K4.4.4 Task 4.4

Schema Says Valid. Line Items Don't Sum to Total. Both Are True.

tool_use guarantees structural correctness: valid JSON, required fields present, correct types. It does NOT guarantee semantic correctness. A schema-valid extraction can have line items that do not sum to the total, an email without @, or a start date after the end date.

The Gap

In one pipeline, tool_use caught 0 errors at generation time (it prevents structural issues by design). A separate semantic validation layer caught 20% of extractions with logical errors:

  • 12% cross-field inconsistency (sums wrong, dates contradictory)
  • 5% values in wrong fields (author name in version field)
  • 3% fabricated data

Without semantic validation, all 20% reached downstream systems undetected.

Two-Layer Validation

LayerWhat it catchesMechanism
Structural (tool_use)Missing fields, wrong types, malformed JSONJSON Schema at generation time
Semantic (application code)Sum mismatches, date ordering, value-in-wrong-fieldBusiness logic after generation

JSON Schema cannot express “line items must sum to total” or “start_date must precede end_date.” These checks require application-layer validation code.
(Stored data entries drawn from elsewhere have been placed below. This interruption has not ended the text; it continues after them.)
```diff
-                    uint32_t key_hi = ((rc_x >> 12) & 0xffffu) << 16;
-                    unsigned long long anchor = P.base + (unsigned long long)rc_g * CW + (rc_x & 0xfffu);
-                    if (rc_g == 0xffffffffu) {
-                        key_hi = ((uint32_t)(P.carry_in >> 44) & 0xffffu) << 16;
-                        anchor = P.carry_in & CV_ANCHOR_MASK;
+                const uint32_t bal0 = __ballot_sync(0xffffffffu, th[0] != 0u);
+                const uint32_t bal1 = __ballot_sync(0xffffffffu, th[1] != 0u);
+                uint32_t last1;
+                if (!__any_sync(0xffffffffu, any_alive)) {
+                    const uint32_t bl = bal1 ? bal1 : bal0;
+                    last1 = __shfl_sync(0xffffffffu, bal1 ? linfo1 : linfo0, bl ? 31 - __clz((int)bl) : 0);
+                    if (bl == 0u) last1 = P_NONE;
+                } else {
+                    uint32_t kh[2];
+                    kh[0] = th[0] | devs_of(st + lane * 32u + 1u, nl[0] & ~th[0]);
+                    kh[1] = th[1] | devs_of(st + (uint32_t)HALF + lane * 32u + 1u, nl[1] & ~th[1]);
+                    if (table_dead) { kh[0] = th[0]; kh[1] = th[1]; }
+
+                    uint32_t base_info = P_NONE;
+                    if (g == 0u && n_rel > 0u) {
+                        const uint32_t c0 = lds8(st), c1 = lds8(st + 1u);
+                        if (c0 != (uint32_t)'#' && c0 != (uint32_t)'\t') {
+                            uint32_t val;
+                            const bool ok = hex4_swar(lds32_unaligned(st), val);
+                            bool alive = ok;
+                            if (ok) {
+                                const unsigned long long vf = P.tab.vendor_first[val];
+                                if (lane == 0 && cbase < vf) atomicMin(&P.tab.vendor_first[val], cbase);
+                                alive = cbase <= vf;
+                            }
+                            base_info = (alive ? 0x80000000u : 0u) | ((ok ? val : 0u) << 15);
+                        } else if (c0 == (uint32_t)'\t' && c1 != (uint32_t)'\t') {
+                            uint32_t dv;
+                            if (lane == 0 && !table_dead && (P.carry_in & CV_HAS_TOP) && (P.carry_in & CV_VOK) && hex4_swar(lds32_unaligned(st + 1u), dv))
+                                table_fold(P.tab, (((uint32_t)(P.carry_in >> 44) & 0xffffu) << 16) | dv, cbase, P.carry_in & CV_ANCHOR_MASK, nfresh);
+                        }
                     }
-                    if ((hw0 | hw1) != 0u && P.tab.vendor_first[key_hi >> 16] >= anchor) {
-                        fold_lines(P.tab, st, cbase, hw0, lane * 32u + 1u, key_hi, anchor, nfresh);
-                        fold_lines(P.tab, st, cbase, hw1, (uint32_t)HALF + lane * 32u + 1u, key_hi, anchor, nfresh);
+                    linfo0 = linfo1 = P_NONE;
+                    {
+                        uint32_t t0 = th[0], t1 = th[1];
+                        while (t0 | t1) {
+                            const bool second = t0 == 0u;
+                            const uint32_t tmv = second ? t1 : t0;
+                            const uint32_t bit = tmv & (0u - tmv);
+                            const uint32_t rest = tmv ^ bit;
+                            if (second) t1 = rest; else t0 = rest;
+                            const uint32_t pbase = (second ? (uint32_t)HALF : 0u) + lane * 32u + 1u;
+                            const uint32_t p = pbase + (31u - (uint32_t)__clz((int)bit));
+                            uint32_t val;
+                            const bool ok = hex4_swar(lds32_unaligned(st + p), val);
+                            const unsigned long long line_g = cbase + p;
+                            const bool alive = ok && line_g <= P.tab.vendor_first[val];
+                            if (alive) {
+                                const uint32_t nxt = rest & (0u - rest);
+                                const uint32_t seg = (second ? kh[1] & ~th[1] : kh[0] & ~th[0]) & ~(bit | (bit - 1u)) & (nxt ? nxt - 1u : 0xffffffffu);
+                                fold_lines(P.tab, st, cbase, seg, pbase, val << 16, line_g, nfresh);
+                            }
+                            const uint32_t info = (alive ? 0x80000000u : 0u) | ((ok ? val : 0u) << 15) | p;
+                            if (second) linfo1 = info; else linfo0 = info;
+                        }
                     }
+                    const uint32_t pre0 = kh[0] & ~th[0] & (th[0] ? (th[0] & (0u - th[0])) - 1u : 0xffffffffu);
+                    const uint32_t pre1 = kh[1] & ~th[1] & (th[1] ? (th[1] & (0u - th[1])) - 1u : 0xffffffffu);
+                    const uint32_t s0 = bal0 & lt_mask, s1 = bal1 & lt_mask;
+                    const uint32_t x0 = __shfl_sync(0xffffffffu, linfo0, s0 ? 31 - __clz((int)s0) : 0);
+                    const uint32_t l0 = __shfl_sync(0xffffffffu, linfo0, bal0 ? 31 - __clz((int)bal0) : 0);
+                    const uint32_t x1 = __shfl_sync(0xffffffffu, linfo1, s1 ? 31 - __clz((int)s1) : 0);
+                    const uint32_t l1 = __shfl_sync(0xffffffffu, linfo1, bal1 ? 31 - __clz((int)bal1) : 0);
+                    const uint32_t last0 = bal0 ? l0 : base_info;
+                    const uint32_t cin0 = s0 ? x0 : base_info;
+                    const uint32_t cin1 = s1 ? x1 : last0;
+                    last1 = bal1 ? l1 : last0;
+                    if (cin0 != P_NONE && (cin0 >> 31))
+                        fold_lines(P.tab, st, cbase, pre0, lane * 32u + 1u, ((cin0 >> 15) & 0xffffu) << 16, cbase + (cin0 & 0x7fffu), nfresh);
+                    if (cin1 != P_NONE && (cin1 >> 31))
+                        fold_lines(P.tab, st, cbase, pre1, (uint32_t)HALF + lane * 32u + 1u, ((cin1 >> 15) & 0xffffu) << 16, cbase + (cin1 & 0x7fffu), nfresh);
+                    const uint32_t hw0 = cin0 == P_NONE ? pre0 : 0u;
+                    const uint32_t hw1 = cin1 == P_NONE ? pre1 : 0u;
+                    if (rc_x & LS_VOK) {
+                        uint32_t key_hi = ((rc_x >> 12) & 0xffffu) << 16;
+                        unsigned long long anchor = P.base + (unsigned long long)rc_g * CW + (rc_x & 0xfffu);
+                        if (rc_g == 0xffffffffu) {
+                            key_hi = ((uint32_t)(P.carry_in >> 44) & 0xffffu) << 16;
+                            anchor = P.carry_in & CV_ANCHOR_MASK;
+                        }
+                        if ((hw0 | hw1) != 0u && P.tab.vendor_first[key_hi >> 16] >= anchor) {
+                            fold_lines(P.tab, st, cbase, hw0, lane * 32u + 1u, key_hi, anchor, nfresh);
+                            fold_lines(P.tab, st, cbase, hw1, (uint32_t)HALF + lane * 32u + 1u, key_hi, anchor, nfresh);
+                        }
+                    }
+                    flush_fresh(P.tab, nfresh);
                 }
-                flush_fresh(P.tab, nfresh);
-            }
-            if (last1 != P_NONE) {
-                if (rc_x == 0u) lead = i + 1u;
-                rc_x = LS_PUB | LS_TOP | ((last1 >> 31) ? LS_VOK : 0u) | (((last1 >> 15) & 0xffffu) << 12) | (last1 & 0xfffu);
-                rc_g = g;
-            }
-            if ((bal0 | bal1) == 0u && n_rel > (uint32_t)CW && __reduce_or_sync(0xffffffffu, rawnl) == 0u && lane == 0)
-                atomicOr(&P.tab.counters[KX_C_LONGLINE_HINT], 1u);
-
-            __syncwarp();
-            {
-                const uint32_t fi = i + (uint32_t)STAGES5;
-                uint32_t fg = 0xffffffffu;
-                if (fi < rch) {
-                    fg = g + (uint32_t)STAGES5;
-                } else if (rch > (uint32_t)STAGES5 && cnt == rch && r_next < P.num_ranges) {
-                    fg = r_next * rch + (fi - rch);
-                    staged = true;
+                if (last1 != P_NONE) {
+                    if (rc_x == 0u) lead = i + 1u;
+                    rc_x = LS_PUB | LS_TOP | ((last1 >> 31) ? LS_VOK : 0u) | (((last1 >> 15) & 0xffffu) << 12) | (last1 & 0xfffu);
+                    rc_g = g;
                 }
-                if (lane == 0) issue(fg, s);
-            }
+                if ((bal0 | bal1) == 0u && n_rel > (uint32_t)CW && __reduce_or_sync(0xffffffffu, rawnl) == 0u && lane == 0)
+                    atomicOr(&P.tab.counters[KX_C_LONGLINE_HINT], 1u);
+                __syncwarp();
+            }
+
+            if (lane == 0 && k + (uint32_t)STAGES5 < ncp) issue(gb + (k + (uint32_t)STAGES5) * (uint32_t)CPC5, copy_chunks(cnt, k + (uint32_t)STAGES5), s);
             s = s == (uint32_t)STAGES5 - 1u ? 0u : s + 1u;
         }
         if (lane == 0) {
@@ -308,8 +302,7 @@
             P.range_state[r] = v;
             P.lead[r] = lead < cnt ? lead : cnt;
         }
-        if (!have_next) r_next = __shfl_sync(0xffffffffu, tk2, 0);
-        r = r_next;
+        r = __shfl_sync(0xffffffffu, tk2, 0);
         if (r >= P.num_ranges) break;
     }
 }
```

The False Sense of Security

“If the schema passes, the data is good” is wrong. Schema-valid output is structurally correct — it may be semantically nonsensical. Both layers are necessary, and they address fundamentally different error classes.


One-liner: tool_use guarantees structure, not meaning — add semantic validation (sum checks, date ordering, cross-field logic) because 20% of schema-valid extractions contain logical errors that schema alone cannot detect.